Мы ничем друг с другом не связаны. Мы – коммунисты, не мещане, и никакие брачные драмы у нас, надеюсь, невозможны?
…Никакой супружеской верности я от тебя не требую. Но делить тов. Сандрарова
В дальнейшем муж Велярской, коварный нэпман, толкает ее на знакомство с Сандраровым, чтобы использовать этого партийного деятеля в своих корыстных нэпманских целях. Велярская полюбляет Сандрарова (тот является к ней под чужой фамилией – жуть как интересно, просто дух захватывает) и хочет от него любви и любви, а он все никак, а вместо того учит ее коммунизму:
«…Если бы я был буржуй, мне было бы наплевать, но я, к сожалению, коммунист…»
«Какой вывод?»
«Вывод такой: – либо я должен сделаться буржуем, либо вы должны стать коммунисткой».

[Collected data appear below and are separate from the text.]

+    pt_fetch(p, it, ngrp, n0, start1, live, Y, ldp, scale, shift, ball_off, ball_cnt, cball, C);
+    const int lane = threadIdx.x & 63, wave = threadIdx.x >> 6;
+    const int ch = lane & (PT_CH - 1), half = lane / PT_CH;
+    constexpr int BPW = 64 / PT_CH;
+    const float* row = &pt_tile[ch * PT_LD];
+    const int wj = threadIdx.x & 31, wc = threadIdx.x >> 5;
+    for (; it < items; it += gridDim.x) {
+        long q0;
+        int c0, seg;
+        pt_coords(it, ngrp, n0, start1, q0, c0, seg);
+        const int nb = p.nb;
+        const float sc = p.sc, sf = p.sf;
+        const int np = seg ? np1 : np0;
+#pragma unroll
+        for (int u = 0; u < PT_NLD; ++u) {
+            const int i = threadIdx.x + 256 * u;
+            const int r = i / PT_F4, f = i - r * PT_F4;
+            float* d = &pt_tile[r * PT_LD + 4 * f];
+            d[0] = p.v[u].x; d[1] = p.v[u].y; d[2] = p.v[u].z; d[3] = p.v[u].w;
+        }
+        if ((int)threadIdx.x < PT_COLS) {
+            const int local = p.bfirst + (int)threadIdx.x - (seg ? seg1_ball : 0);
+            const int b = local / np, j = local - b * np;
+            pt_off[threadIdx.x] = p.bo;
+            pt_cnt[threadIdx.x] = p.bc;
+            pt_ob[threadIdx.x] = (int)((seg ? (long)seg1_ball * C : 0) + (long)b * C * np + j);
+        }
+        if (it + gridDim.x < items)
+            pt_fetch(p, it + gridDim.x, ngrp, n0, start1, live, Y, ldp, scale, shift, ball_off, ball_cnt, cball, C);
         __syncthreads();
+        for (int j0 = 0; j0 < nb; j0 += PT_RB) {
+#pragma unroll 1
+            for (int t = 0; t < PT_RB / 4; t += BPW) {
+                const int jl = j0 + wave * (PT_RB / 4) + t + half;
+                if (jl - half >= nb) break;
+                const bool has = jl < nb;
+                const int off = has ? pt_off[jl] : 0, cnt = has ? pt_cnt[jl] : 0;
+                const int rel = (int)(off - q0);
+                float best = -INFINITY, yb = 0.f;
+                int bq = 0x7fffffff;
+                for (int k = 0; k < cnt; k += 4) {
+                    const float w0 = row[rel + k], w1 = row[rel + k + 1], w2 = row[rel + k + 2], w3 = row[rel + k + 3];
+                    const float m0 = fmaf(w0, sc, sf), m1 = fmaf(w1, sc, sf), m2 = fmaf(w2, sc, sf), m3 = fmaf(w3, sc, sf);
+                    if (m0 > best) { best = m0; bq = off + k; yb = w0; }
+                    if (k + 1 < cnt && m1 > best) { best = m1; bq = off + k + 1; yb = w1; }
+                    if (k + 2 < cnt && m2 > best) { best = m2; bq = off + k + 2; yb = w2; }
+                    if (k + 3 < cnt && m3 > best) { best = m3; bq = off + k + 3; yb = w3; }
+                }
+                if (has) {
+                    float* r = &pt_res[(jl - j0) * PT_RLD + ch];
+                    r[0] = fmaxf(best, 0.f);
+                    r[PT_RB * PT_RLD] = __int_as_float(bq);
+                    r[2 * PT_RB * PT_RLD] = yb;
+                }
+            }
+            __syncthreads();
+            if (j0 + wj < nb) {
+                const int ob = pt_ob[j0 + wj];
+#pragma unroll
+                for (int cc = wc; cc < PT_CH; cc += 8) {
+                    const long o = (long)ob + (long)(c0 + cc) * np;
+                    const float* r = &pt_res[wj * PT_RLD + cc];
+                    out[o] = r[0];
+                    if (argq) { argq[o] = __float_as_int(r[PT_RB * PT_RLD]); yarg[o] = r[2 * PT_RB * PT_RLD]; }
+                }
+            }
+            __syncthreads();
+        }
     }
 }
 
@@ -875,6 +891,24 @@
 }
 
 static bool pow2(int v) { return v > 0 && (v & (v - 1)) == 0; }
+
+static long resident_wgs(const void* fn, size_t lds) {
+    struct Entry { int dev; const void* fn; size_t lds; long n; };
+    static Entry cache[32];
+    static int used = 0;
+    static std::mutex mu;
+    int dev = 0;
+    if (hipGetDevice(&dev) != hipSuccess) dev = 0;
+    std::lock_guard<std::mutex> lock(mu);
+    for (int i = 0; i < used; ++i)
+        if (cache[i].dev == dev && cache[i].fn == fn && cache[i].lds == lds) return cache[i].n;
+    int cus = 0, per_cu = 0;
+    if (hipDeviceGetAttribute(&cus, hipDeviceAttributeMultiprocessorCount, dev) != hipSuccess || cus <= 0) cus = 256;
+    if (hipOccupancyMaxActiveBlocksPerMultiprocessor(&per_cu, fn, 256, lds) != hipSuccess || per_cu <= 0) per_cu = 1;
+    const long n = (long)cus * per_cu;
+    if (used < 32) cache[used++] = {dev, fn, lds, n};
+    return n;
+}
 constexpr long O3D_MAX_BALLS = 1L << 20;
 
 extern "C" int o3d_compact_build(const int32_t* idx, int B, int npoint, int ns, int ld, int col_base, int pt_base,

Велярская нехотя расстается с Сандраровым, идет к мужу (у буржуев так и осталось – муж) и просит достать ей «Азбуку коммунизма»…
Что для нас ценно в этой бредятине? Система взглядов и отношений, а также система понятий и слов. Здесь неважно, что́ Брик осуждает, а что́ поощряет, а важно, на что он обращает внимание, что фиксирует и как называет. Это ведь не какое-то воображенное пространство, не плод, допустим, творческой фантазии, а школярски буквальный перенос на бумагу его представлений о реальном мире. Это сразу стало ясно большинству читателей, тех, кто знал Брика и кто не знал.

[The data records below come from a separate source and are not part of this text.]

@@ -254,6 +257,7 @@
     }
     { const auto e_l = sw::given<sw::ZKC_LANES>(); zk->nlanes = opt_lanes > 0 ? std::min(opt_lanes, (int)MAX_LANES) : e_l ? (int)*e_l : zk->nLevels >= 0 ? (int)MAX_LANES : 1; }
     zk->serial_streams = sw::on<sw::ZKC_SERIAL_STREAMS>();
+    zk->lane_streams = (int)sw::value<sw::ZKC_LANE_STREAMS>(0);
     if ((rc = lanes_ensure(zk, 1, 0, 1))) return bail(rc);
     {
         FixedBase<Fq> td(zk->delta1), ta(zk->alpha1), tb(zk->beta1); FixedBase<Fq2> t2(zk->delta2);
@@ -282,6 +286,12 @@
 extern "C" int zkc_zkey_pass_info(const zkc_zkey* zk, int* pass_size, int* lanes) {
     if (!zk) return ZKC_ERR_BAD_ARG;
     if (pass_size) *pass_size = zk->max_inflight; if (lanes) *lanes = zk->nlanes;
+    return ZKC_OK;
+}
+extern "C" int zkc_zkey_call_streams(const zkc_zkey* zk, int* streams) {
+    if (!zk || !streams) return ZKC_ERR_BAD_ARG;
+    ZKC_LOCK(zk->ctx);
+    *streams = zk->last_call_streams;
     return ZKC_OK;
 }
 extern "C" int zkc_zkey_info(const zkc_zkey* zk, uint32_t* nVars, uint32_t* nPublic, uint32_t* domainSize) {
@@ -446,13 +456,17 @@
     const bool trace_host = sw::on<sw::ZKC_TRACE_HOST>();
     auto now_ms = [] { timespec t; clock_gettime(CLOCK_MONOTONIC, &t); return t.tv_sec * 1e3 + t.tv_nsec * 1e-6; };
     const double t_begin = now_ms(); double tr[6] = {0};
-    int pass = 0, done_on_st_lane = -1;
+    int pass = 0;
+    hipStream_t done_on[MAX_LANES] = {};
+    hipStream_t touched[1 + 4 * MAX_LANES] = {st0}; int ntouched = 1;
+    auto touch = [&](hipStream_t s) { for (int i = 0; i < ntouched; i++) if (touched[i] == s) return; touched[ntouched++] = s; };
     const bool one_lane = lane0 >= 0 || zk->nlanes == 1;
+    const int lanes = lane0 >= 0 ? 1 : std::min(zk->nlanes, npasses);
     const plan::KeyShape KS{zk->c_sec, zk->c_h, zk->c_deep, nv, np, n, zk->offA, zk->offB1, zk->offC, zk->offA_deep, zk->offB1_deep, zk->offC_deep, zk->d_g2_29_lone != nullptr, zk->d_fb4 != nullptr};
     plan::Switches SW;
     SW.vw_big = (uint32_t)sw::value<sw::ZKC_VW_BIG>(0); SW.vw_small = (uint32_t)sw::value<sw::ZKC_VW_SMALL>(0); SW.vw_g2 = (uint32_t)sw::value<sw::ZKC_VW_G2>(0);
     SW.deep_wires = (size_t)sw::value<sw::ZKC_DEEP_WIRES>(16000); SW.matvec_inline = sw::on<sw::ZKC_MATVEC_INLINE>(); SW.g2_acc_hold = sw::on<sw::ZKC_G2_ACC_HOLD>();
-    SW.g2_acc_early = sw::on<sw::ZKC_G2_ACC_EARLY>(); SW.reduce_stream = sw::on<sw::ZKC_REDUCE_STREAM>(); SW.serial_streams = zk->serial_streams;
+    SW.g2_acc_early = sw::on<sw::ZKC_G2_ACC_EARLY>(); SW.reduce_stream = sw::on<sw::ZKC_REDUCE_STREAM>(); SW.serial_streams = zk->serial_streams; SW.lane_streams = zk->lane_streams;
     std::vector<plan::TopSeed> seeds;
     for (int p0 = 0; p0 < B; p0 += per_pass, pass++) {
         const int nb = std::min(per_pass, B - p0);
@@ -462,8 +476,6 @@
         const bool early = CS.early_n > 0;
         if (!early) ZKC_HIP_CHECK(ctx, zkc_wait_event(CS.ev_chunk[pass]));
         tr[1] = now_ms();
-        ZKC_HIP_CHECK(ctx, hipStreamWaitEvent(LS.st, CS.ev_chunk[pass], 0)); ZKC_HIP_CHECK(ctx, hipStreamWaitEvent(LS.st2, CS.ev_chunk[pass], 0));
-        hipStream_t st = LS.st, st2 = LS.st2, fin = LS.fin;
         const uint32_t* w0 = (const uint32_t*)d_wtns + (size_t)p0 * nv * 8;
         uint8_t dcq[MSM_MAX_JOBS / 4], dsq[MSM_MAX_JOBS / 4]; bool fold = can_fold;
         if (early) for (int q = 0; q < nb; q++) { dcq[q] = CS.early_depth[2 * q]; dsq[q] = CS.early_depth[2 * q + 1]; }
@@ -484,16 +496,20 @@
             for (int q = 0; q < nb; q++) vms[q] = nf;
         }
         const bool listed = fold || (nofold_lists && vms[0].d != nullptr);
-        if (LN.npass >= 2) { ZKC_HIP_CHECK(ctx, hipStreamWaitEvent(st, LN.ev_fin[slot], 0)); ZKC_HIP_CHECK(ctx, hipStreamWaitEvent(st2, LN.ev_fin[slot], 0)); }
-        LN.npass++;
         const plan::PassShape PS = plan::pass_shape(KS, nb, listed ? vms : (const zkc_zkey::Fold::VMap*)nullptr, plan::LaneCaps{LN.w1.max_entries, LN.w1.max_buckets, LN.w1.max_jobs, LN.w2.max_entries}, SW);
         const plan::StreamOrder SO = plan::stream_order(nb, one_lane, pass, npasses, lane0, PS.tree, SW);
+        const PassSt PT = pass_st(LS, plan::lane_roles(nb, one_lane, pass, npasses, lane0, PS.tree, lanes, SW));
+        const hipStream_t st = PT.st, st2 = PT.st2, bl = PT.bl, fin = LS.fin;
+        touch(st); touch(st2); touch(bl); touch(PT.red);
+        ZKC_HIP_CHECK(ctx, hipStreamWaitEvent(st, CS.ev_chunk[pass], 0)); if (st2 != st) ZKC_HIP_CHECK(ctx, hipStreamWaitEvent(st2, CS.ev_chunk[pass], 0));
+        if (LN.npass >= 2) { ZKC_HIP_CHECK(ctx, wait_unless_same(st, LN.ev_fin[slot], LN.fin_on[slot])); if (st2 != st) ZKC_HIP_CHECK(ctx, wait_unless_same(st2, LN.ev_fin[slot], LN.fin_on[slot])); }
+        LN.npass++;
         const bool tree = PS.tree, mv_done = SO.mv_done;
         if (mv_done) ZKC_HIP_CHECK(ctx, hipStreamWaitEvent(st, LN.ev_mv, 0));
         zkc_zkey::Fold::AbcRows ar; const bool abc_fold = fold && !mv_done && !zk->fold.abc_cls.empty() && zk->fold.d_abc_tmpl != nullptr;
         if (abc_fold) { int Dc = 0, Ds = 0; for (int q = 0; q < nb; q++) { Dc = std::max(Dc, (int)dcq[q]); Ds = std::max(Ds, (int)dsq[q]); } if ((rc = abc_rows(zk, Dc, Ds, &ar))) return rc; }
         if ((rc = h_evals_dev(zk, LN, st, w0, nb, !mv_done, abc_fold ? &ar : nullptr))) return rc;
-        ZKC_HIP_CHECK(ctx, hipEventRecord(LN.ev_ntt, st));
+        if (st2 != st || SO.mv_prefetch) ZKC_HIP_CHECK(ctx, hipEventRecord(LN.ev_ntt, st));
         tr[2] = now_ms();
         static thread_local MsmJobList j1, j2;
         j1.clear(PS.vws, PS.vwb, MSM_MAX_VW_G1); j2.clear(PS.vw_g2, 1024, MSM_MAX_VW_PER_JOB);
@@ -520,23 +536,27 @@
         fa.per = PS.per; fa.fb4 = zk->d_fb4; fa.fb4g2 = zk->d_fb4g2; fa.out_xyzz = CS.d_xyzz + 512 * (size_t)p0;
         const bool g2_early = !sw::on<sw::ZKC_G2_LATE>();
         auto g2_side = [&](hipEvent_t acc_after) -> int {
+            if (LN.g2_done) ZKC_HIP_CHECK(ctx, wait_unless_same(st2, LN.g2_done, LN.g2_on));
             if ((rc = msm_pass_g2(zk, LN.w2, j2, slot, false, st2, acc_after))) return rc;
             if (tree && (rc = finalize_tree_g2_launch(ctx, st2, fa, nb))) return rc;
-            ZKC_HIP_CHECK(ctx, hipEventRecord(LN.ev_msm2, st2));
+            if (st2 != bl) ZKC_HIP_CHECK(ctx, hipEventRecord(LN.ev_msm2, st2));
+            LN.g2_on = st2; LN.g2_done = st2 != bl ? LN.ev_msm2 : LN.ev_fin[slot];
             return ZKC_OK;
         };
-        if (g2_early && (rc = g2_side(SO.g2_acc_with_sort ? LN.ev_ntt : nullptr))) return rc;
+        if (g2_early && (rc = g2_side(SO.g2_acc_with_sort && st2 != st ? LN.ev_ntt : nullptr))) return rc;
         tr[3] = now_ms();
-        ZKC_HIP_CHECK(ctx, hipStreamWaitEvent(st, LN.ev_red, 0));
-        if ((rc = msm_pass_g1(zk, LN.w1, j1, slot, false, st, LN.ev_sorted, LN.ev_acc, (SO.red_split && LS.red) ? LS.red : nullptr, LN.ev_red))) return rc;
+        ZKC_HIP_CHECK(ctx, wait_unless_same(st, LN.ev_red, LN.red_on));
+        const bool want_sorted = SO.mv_prefetch || (!g2_early && st2 != st);
+        if ((rc = msm_pass_g1(zk, LN.w1, j1, slot, false, st, want_sorted ? LN.ev_sorted : nullptr, PT.red != st ? LN.ev_acc : nullptr, PT.red != st ? PT.red : nullptr, LN.ev_red))) return rc;
+        LN.red_on = PT.red;
         tr[4] = now_ms();
         if (!g2_early) {
-            ZKC_HIP_CHECK(ctx, hipStreamWaitEvent(st2, LN.ev_sorted, 0));
+            if (st2 != st) ZKC_HIP_CHECK(ctx, hipStreamWaitEvent(st2, LN.ev_sorted, 0));
             if ((rc = g2_side(nullptr))) return rc;
         }
         if (want_publics)
             ZKC_HIP_CHECK(ctx, hipMemcpy2DAsync(h_pub + 32ull * np * p0, 32ull * np, w0 + 8, 32ull * nv, 32ull * np, nb, hipMemcpyDeviceToHost, st));
-        ZKC_HIP_CHECK(ctx, hipEventRecord(LN.ev_msm, st));
+        if (bl != st) ZKC_HIP_CHECK(ctx, hipEventRecord(LN.ev_msm, st));
         if (SO.mv_prefetch && p0 + per_pass < B) {
             const int p1 = p0 + per_pass, nb1 = std::min(per_pass, B - p1);
             ZKC_HIP_CHECK(ctx, hipStreamWaitEvent(fin, sw::on<sw::ZKC_MV_PREFETCH_AT_NTT>() ? LN.ev_ntt : LN.ev_sorted, 0));
@@ -544,21 +564,22 @@
             if ((rc = h_matvec_dev(zk, LN, (const uint32_t*)d_wtns + (size_t)p1 * nv * 8, nb1, fin))) return rc;
             ZKC_HIP_CHECK(ctx, hipEventRecord(LN.ev_mv, fin));
         }
-        hipStream_t bl = SO.blind_on_st ? st : fin;
-        if (bl == fin) { ZKC_HIP_CHECK(ctx, hipStreamWaitEvent(fin, LN.ev_msm, 0)); ZKC_HIP_CHECK(ctx, hipStreamWaitEvent(fin, LN.ev_red, 0)); }
-        else { if (LN.npass >= 2) ZKC_HIP_CHECK(ctx, hipStreamWaitEvent(st, LN.ev_fin[slot ^ 1], 0)); if (SO.red_split) ZKC_HIP_CHECK(ctx, hipStreamWaitEvent(st, LN.ev_red, 0)); }
-        if (!tree) ZKC_HIP_CHECK(ctx, hipStreamWaitEvent(bl, LN.ev_msm2, 0));
+        if (bl != st) ZKC_HIP_CHECK(ctx, hipStreamWaitEvent(bl, LN.ev_msm, 0));
+        ZKC_HIP_CHECK(ctx, wait_unless_same(bl, LN.ev_red, LN.red_on));
+        if (LN.npass >= 2) ZKC_HIP_CHECK(ctx, wait_unless_same(bl, LN.ev_fin[slot ^ 1], LN.fin_on[slot ^ 1]));
+        if (!tree && st2 != bl) ZKC_HIP_CHECK(ctx, hipStreamWaitEvent(bl, LN.ev_msm2, 0));
         if ((rc = finalize_launch(ctx, bl, fa, nb))) return rc;
-        if (tree) ZKC_HIP_CHECK(ctx, hipStreamWaitEvent(bl, LN.ev_msm2, 0));
+        if (tree && st2 != bl) ZKC_HIP_CHECK(ctx, hipStreamWaitEvent(bl, LN.ev_msm2, 0));
         if (tree) { ZKC_HIP_CHECK(ctx, hipMemcpyAsync(CS.h_xyzz + 512ull * p0, CS.d_xyzz + 512 * (size_t)p0, 512ull * nb, hipMemcpyDeviceToHost, bl)); for (int q = 0; q < nb; q++) CS.as_xyzz[p0 + q] = 1; }
         else ZKC_HIP_CHECK(ctx, hipMemcpyAsync(CS.h_out + 256ull * p0, CS.d_proofs + 256 * (size_t)p0, 256ull * nb, hipMemcpyDeviceToHost, bl));
-        ZKC_HIP_CHECK(ctx, hipEventRecord(LN.ev_fin[slot], bl));
-        if (bl == st) done_on_st_lane = li;
+        ZKC_HIP_CHECK(ctx, hipEventRecord(LN.ev_fin[slot], bl)); LN.fin_on[slot] = bl;
+        done_on[li] = bl;
         tr[5] = now_ms();
         if (trace_host) fprintf(stderr, "[zkc host] pass %2d: start %8.2f | chunk wait %6.2f | h_evals %6.2f | g2 pass %6.2f | g1 pass %6.2f | blinding %6.2f ms\n", pass, tr[0] - t_begin,
                                 tr[1] - tr[0], tr[2] - tr[1], tr[3] - tr[2], tr[4] - tr[3], tr[5] - tr[4]);
     }
-    for (int l = 0; l < zk->nlanes; l++) if (CS.lanes_used >> l & 1) { const LaneSt ls = lane_st(zk, ctx->lanes[l]); ZKC_HIP_CHECK(ctx, hipEventRecord(CS.ev_done[l], done_on_st_lane == l ? ls.st : ls.fin)); }
+    for (int l = 0; l < zk->nlanes; l++) if (CS.lanes_used >> l & 1) ZKC_HIP_CHECK(ctx, hipEventRecord(CS.ev_done[l], done_on[l]));
+    zk->last_call_streams = ntouched;
     CS.B = B; CS.pending = true;
     return ZKC_OK;
 }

Высокий правительствующий критик писал: «Между автором и той пошловатой средой, которую он изображает, не чувствуется ни вершка расстояния».
Пошловатой… Слабовато сказано!
Леф (МАФ, Реф – неважно) был одновременно и салоном, и вертепом, и штурмовым отрядом, и коммерческим предприятием.
В этом свете и следует рассматривать наш треугольник. И трудно здесь что-либо утверждать с определенностью, но многое становится допустимым. Например, некоторое соглашение, долговременный деловой союз, смесь подлинной страсти, трезвого расчета и взаимовыгодных обязательств, чтоб «не вытесняя и не обездоливая», то есть чтобы каждый получал свою долю.
Отношение к Брикам как к эксплуататорам, державшим в доме раба Маяковского, ограничивавшим все его свободные движения и выжимавшим из него все живые соки, – такое отношение абсолютно несправедливо. С точки зрения внешнего наблюдателя оно, быть может, и выглядит так, но внутри – совершенно иначе. Там, внутри их жизни, в Водопьяном, в Гендриковом, он нуждался в дружбе Осипа Максимовича едва ли не так же, как в любви Лили Юрьевны, и скорее не мог существовать без них, чем они без него. Так что соотношение числа поцелуев выбрано им не случайно…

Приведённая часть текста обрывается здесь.